Methods: A total of 122 PmVSD patients treated in our hospital from 2014-01 to 2015-07 were summarized. There were 54 male and 68 female with the mean age of (2.7±2.2, 0.5-9.7) years, mean body weight of (13.9±6.0, 6.1-38.0) kg and mean PmVSD diameter of (3.8±0.8, 2.5-7.0) mm. The patients were taken left lateral position, a (2-3) cm incision was performed along right mid-axillary line between the 3rd rib and 4th rib, the thoracic entrance was at 4th inter-costal space. A purse-string suture was conducted on right atrial surface, a special hollow probe was inserted into right atrium and crossed tricuspid into right ventricle under TEE guidance; the probe was adjusted to the point or crossed VSD into left ventricle followed by guide wire insertion to establish a deliver pathway, and ifnally, occlusion device was regularly deployed to close the defect. Post-operative ECG, TEE and chest X-ray were conducted for followed-up study.
Results: There were 119/122 (98.4%) patients occluded successfully and 3 failed patients were converted to cardiopulmonary bypass surgery at the original incision. The average size of occluder was (4.9±1.1, 4-10) mm and all devices were concentric. The patients were followed up at the mean of (8.3±5.0, 1.0-19.8) months, during that period, 12/119 (10.1%) had new mild tricuspid regurgitation, 16 (13.4%) suffered from incomplete right bundle branch block, 4 (3.4%) had small residual shunt and 2 of them were self-closed at 1 and 3 months after operation respectively.

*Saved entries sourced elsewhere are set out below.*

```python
# ... 74 lines not shown
    'bdv_avgpool_fwd': (c_int, [P, P, c_int, c_int, c_int, c_int, P]),
    'bdv_avgpool_bwd': (c_int, [P, P, c_int, c_int, c_int, c_int, P]),
    'bdv_bgmix_normalize_u8': (c_int, [P, P, c_int, P, c_float, _F3, _F3, _F3, P, P, c_int, c_int, c_int, c_int, P]),
    'bdv_bg_resize_crop_u8': (c_int, [P, c_int, c_int, c_int, c_int, c_int, P, P, c_int, c_int, P, P]),
    'bdv_resize_linear_u8': (c_int, [P, c_int, c_int, c_int, P, c_int, P, P, c_int, c_int, P]),
    'bdv_jpeg_parse': (c_int, [P, c_size_t, POINTER(JpegInfo)]),
    'bdv_jpeg_entropy_decode': (c_int, [P, c_size_t, POINTER(JpegInfo), P]),
    'bdv_jpeg_entropy_decode_batch': (c_int, [P, P, c_int, POINTER(JpegInfo), P, P, c_int]),
    'bdv_jpeg_workspace_bytes': (c_size_t, [POINTER(JpegInfo), c_int]),
    'bdv_jpeg_reconstruct_u8': (c_int, [P, P, POINTER(JpegInfo), c_int, P, c_size_t, P, P]),
    'bdv_temporal_median_u8': (c_int, [P, c_int64, P, P, P, P, c_int, c_int, c_int, P, P]),
    'bdv_jpeg_encode_info': (c_int, [c_int, c_int, c_int, POINTER(JpegInfo)]),
    'bdv_jpeg_forward_u8': (c_int, [P, c_int, c_int, c_int, c_int, P, P]),
    'bdv_jpeg_encode_bound': (c_size_t, [c_int, c_int]),
    'bdv_jpeg_entropy_encode': (c_int, [P, c_int, c_int, c_int, P, c_size_t, P]),
    'bdv_jpeg_entropy_encode_batch': (c_int, [P, c_int, c_int, c_int, c_int, P, c_size_t, P, c_int]),
    'bdv_crop_normalize_u8': (c_int, [P, P, c_int, c_int, c_int, _F3, _F3, P, P, c_int, c_int, c_int, c_int, P]),
    'bdv_actor_cut_mix_u8': (c_int, [P, c_int, c_int, c_int, P, c_int, c_int, c_int, P, P, c_int64, c_int, c_int, c_int, c_int, _F3, _F3, P,
                                     c_int, P, P]),
    'bdv_lsc_fwd': (c_int, [P, P, P, P, P, P, c_int, c_int, c_int, c_int, P]),
    'bdv_lsc_bwd': (c_int, [P, P, P, P, P, P, P, P, c_float, P, c_int, c_int, c_int, c_int, P]),
    'bdv_linear_fwd': (c_int, [P, P, P, P, c_int, c_int, c_int, P]),
    'bdv_linear_bwd': (c_int, [P, P, P, P, P, P, c_float, c_int, c_int, c_int, P]),
    'bdv_consensus_fwd': (c_int, [P, P, c_int, c_int, c_int, P]),
    'bdv_consensus_bwd': (c_int, [P, P, c_int, c_int, c_int, P]),
    'bdv_dropout': (c_int, [P, P, c_int64, c_float, c_uint64, P]),
    'bdv_lsc_loss': (c_int, [P, P, P, c_float, c_int, P, P, P, P, c_int, c_int, P]),
    'bdv_softce_loss': (c_int, [P, P, P, P, P, c_int, c_int, P]),
    'bdv_icarl_targets': (c_int, [P, P, c_int, P, P, c_int, c_int, P]),
    'bdv_acm_targets': (c_int, [P, P, P, c_float, P, c_int, c_int, P]),
    'bdv_softmax_mean': (c_int, [P, P, c_int, c_int, c_int, c_int, P]),
    'bdv_topk_acc': (c_int, [P, P, P, c_int, c_int, P]),
    'bdv_repr_from_features': (c_int, [P, P, P, c_int, c_int, c_int, c_int, P]),
    'bdv_nme_workspace_bytes': (c_size_t, [c_int, c_int]),
    'bdv_nme_classify': (c_int, [P, P, P, P, c_int, c_int, c_int, c_int, P, c_size_t, P]),
    'bdv_class_means': (c_int, [P, P, P, c_int, c_int, c_int, P]),
    'bdv_herding_workspace_bytes': (c_size_t, [c_int, c_int]),
    'bdv_herding_select': (c_int, [P, c_int, c_int, c_int, c_int, P, P, P, P, c_size_t, P]),
    'bdv_randaug_workspace_bytes': (c_size_t, [c_int, c_int, c_int, c_int]),
    'bdv_randaug_apply': (c_int, [P, P, P, P, c_int, c_int, c_int, c_int, P, c_size_t, P]),
    'bdv_reduce_workspace_bytes': (c_size_t, []),
    'bdv_kd_mse_fwd': (c_int, [P, P, P, c_int64, P, c_size_t, c_int, P]),
    'bdv_kd_mse_bwd': (c_int, [P, P, P, c_float, P, c_int64, c_int, P]),
    'bdv_multi_sqnorm': (c_int, [P, P, c_int, P, P, c_size_t, P]),
    'bdv_clip_coef': (c_int, [P, c_float, c_float, P, P]),
    'bdv_multi_sgd': (c_int, [P, P, P, P, P, P, c_int, c_float, c_float, P, P]),
}


class HipExtensionError(RuntimeError):
    pass


HASHED_SOURCES = ('conv_mfma.hip', 'bn.hip', 'pool_frontend.hip', 'head_loss.hip', 'repr.hip', 'augment.hip', 'optim.hip', 'jpeg.hip',
                  'background.hip', 'actor_cut_mix.hip', 'api_common.cpp', 'common.h', 'resize_linear.h', 'Makefile', '../../include/bdvcil_hip.h')


def source_hash():
    import hashlib
    h = hashlib.sha256()
    base = os.path.join(_HERE, 'csrc')
    for name in HASHED_SOURCES:
        path = os.path.join(base, name)
        if not os.path.exists(path):
            return None
        with open(path, 'rb') as f:
            h.update(f.read())
    return h.hexdigest()


def lib():
    global _lib
    if _lib is None:
        if not os.path.exists(LIB_PATH):
            raise HipExtensionError(
                f'HIP extension not built: {LIB_PATH} is missing. Run `python -c "import __graft_entry__ as g; '
                f'g.build()"` (or `make -C {os.path.dirname(LIB_PATH)}`). There is no CPU fallback.')
        handle = ctypes.CDLL(LIB_PATH)
        for name, (res, args) in SIGNATURES.items():
            fn = getattr(handle, name)
            fn.restype = res
            fn.argtypes = args
        if handle.bdv_abi_version() != ABI_VERSION:
            raise HipExtensionError(f'ABI mismatch: library {handle.bdv_abi_version()} != binding {ABI_VERSION}')
        want, have = source_hash(), handle.bdv_source_hash().decode()
        if want is not None and want != have and not _OVERRIDE:
            raise HipExtensionError(f'stale library: {LIB_PATH} was built from other sources (hash {have[:12]}, in-tree '
                                    f'{want[:12]}). Rebuild: make -C {os.path.dirname(LIB_PATH)}')
        _lib = handle
    return _lib


def check(code: int, what: str = ''):
    if code != 0:
        msg = lib().bdv_last_error()
        raise HipExtensionError(f'{what or "bdvcil_hip"} failed with code {code}: {msg.decode() if msg else ""}')
```

background-debiased-video-cil_amd/csrc/conv_mfma.hip:

```cpp
#include <stdlib.h>
#include "common.h"

#ifdef BDV_STAMPS
__device__ unsigned long long* g_stamp_buf = nullptr;
__device__ int g_stamp_cap = 0;
#define BDV_STAMP(slot)                                                                                                          \
  do {                                                                                                                           \
    if (threadIdx.x == 0 && g_stamp_buf != nullptr && (int)(blockIdx.x + gridDim.x * blockIdx.y) < g_stamp_cap) {                 \
      unsigned long long* q_ = g_stamp_buf + (size_t)(blockIdx.x + gridDim.x * blockIdx.y) * 8;                                  \
      if ((slot) == 4) asm volatile("s_waitcnt vmcnt(0)" ::: "memory");                                                          \
      q_[slot] = __builtin_amdgcn_s_memtime();                                                                                   \
      if ((slot) == 0) { q_[5] = __builtin_amdgcn_s_memrealtime(); q_[7] = __builtin_amdgcn_s_getreg((4 << 0) | (0 << 6) | (31 << 11)); } \
      if ((slot) == 4) q_[6] = __builtin_amdgcn_s_memrealtime();                                                                 \
    }                                                                                                                            \
  } while (0)
#else
#define BDV_STAMP(slot) do { } while (0)
#endif

namespace {

constexpr int BK = 32;

struct Geom {
  int N, H, W, Cin, Ho, Wo, Cout, R, S, stride, pad, pad_w, T, fold;
  int Rt, st_t;
  float rcp_RS, rcp_S;
  int M;
  int Ktot;
  float rcp_HoWo, rcp_Wo;
  int stagger;
};

typedef unsigned int u32x4 __attribute__((ext_vector_type(4)));
constexpr int kOOB = (int)0x80000000;

__device__ __forceinline__ float4 buf_load16(__amdgpu_buffer_rsrc_t rsrc, int voff, int soff) {
  const u32x4 v = __builtin_amdgcn_raw_buffer_load_b128(rsrc, voff, soff, 0);
  return make_float4(__uint_as_float(v.x), __uint_as_float(v.y), __uint_as_float(v.z), __uint_as_float(v.w));
}

__device__ __forceinline__ void buf_store16(__amdgpu_buffer_rsrc_t rsrc, int voff, float4 v) {
  u32x4 d;
  d.x = __float_as_uint(v.x);
  d.y = __float_as_uint(v.y);
  d.z = __float_as_uint(v.z);
  d.w = __float_as_uint(v.w);
  __builtin_amdgcn_raw_buffer_store_b128(d, rsrc, voff, 0, 0);
}

typedef unsigned int u32x2v __attribute__((ext_vector_type(2)));
template <int ES>
__device__ __forceinline__ float4 buf_ld4(__amdgpu_buffer_rsrc_t rsrc, int voff) {
  if constexpr (ES == 4) {
    return buf_load16(rsrc, voff, 0);
  } else {
    const u32x2v v = __builtin_amdgcn_raw_buffer_load_b64(rsrc, voff, 0, 0);
    return bdv_widen_bf16x4(v.x, v.y);
  }
}
template <int ES>
__device__ __forceinline__ void buf_st4(__amdgpu_buffer_rsrc_t rsrc, int voff, float4 v) {
  if constexpr (ES == 4) {
    buf_store16(rsrc, voff, v);
  } else {
    __builtin_amdgcn_raw_buffer_store_b64((u32x2v){bdv_pack_bf16x2(v.x, v.y), bdv_pack_bf16x2(v.z, v.w)}, rsrc, voff, 0, 0);
  }
}
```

There were no complete atrio-ventricular block, no new aortic valve regurgitation and no device dislocation.
Conclusion: Minimally invasive occlusion of PmVSD via right subaxillary route under TEE guidance was a safe, effective, feasible and better cosmetic method for treating relevant patients; while its long-term outcome should be further observed.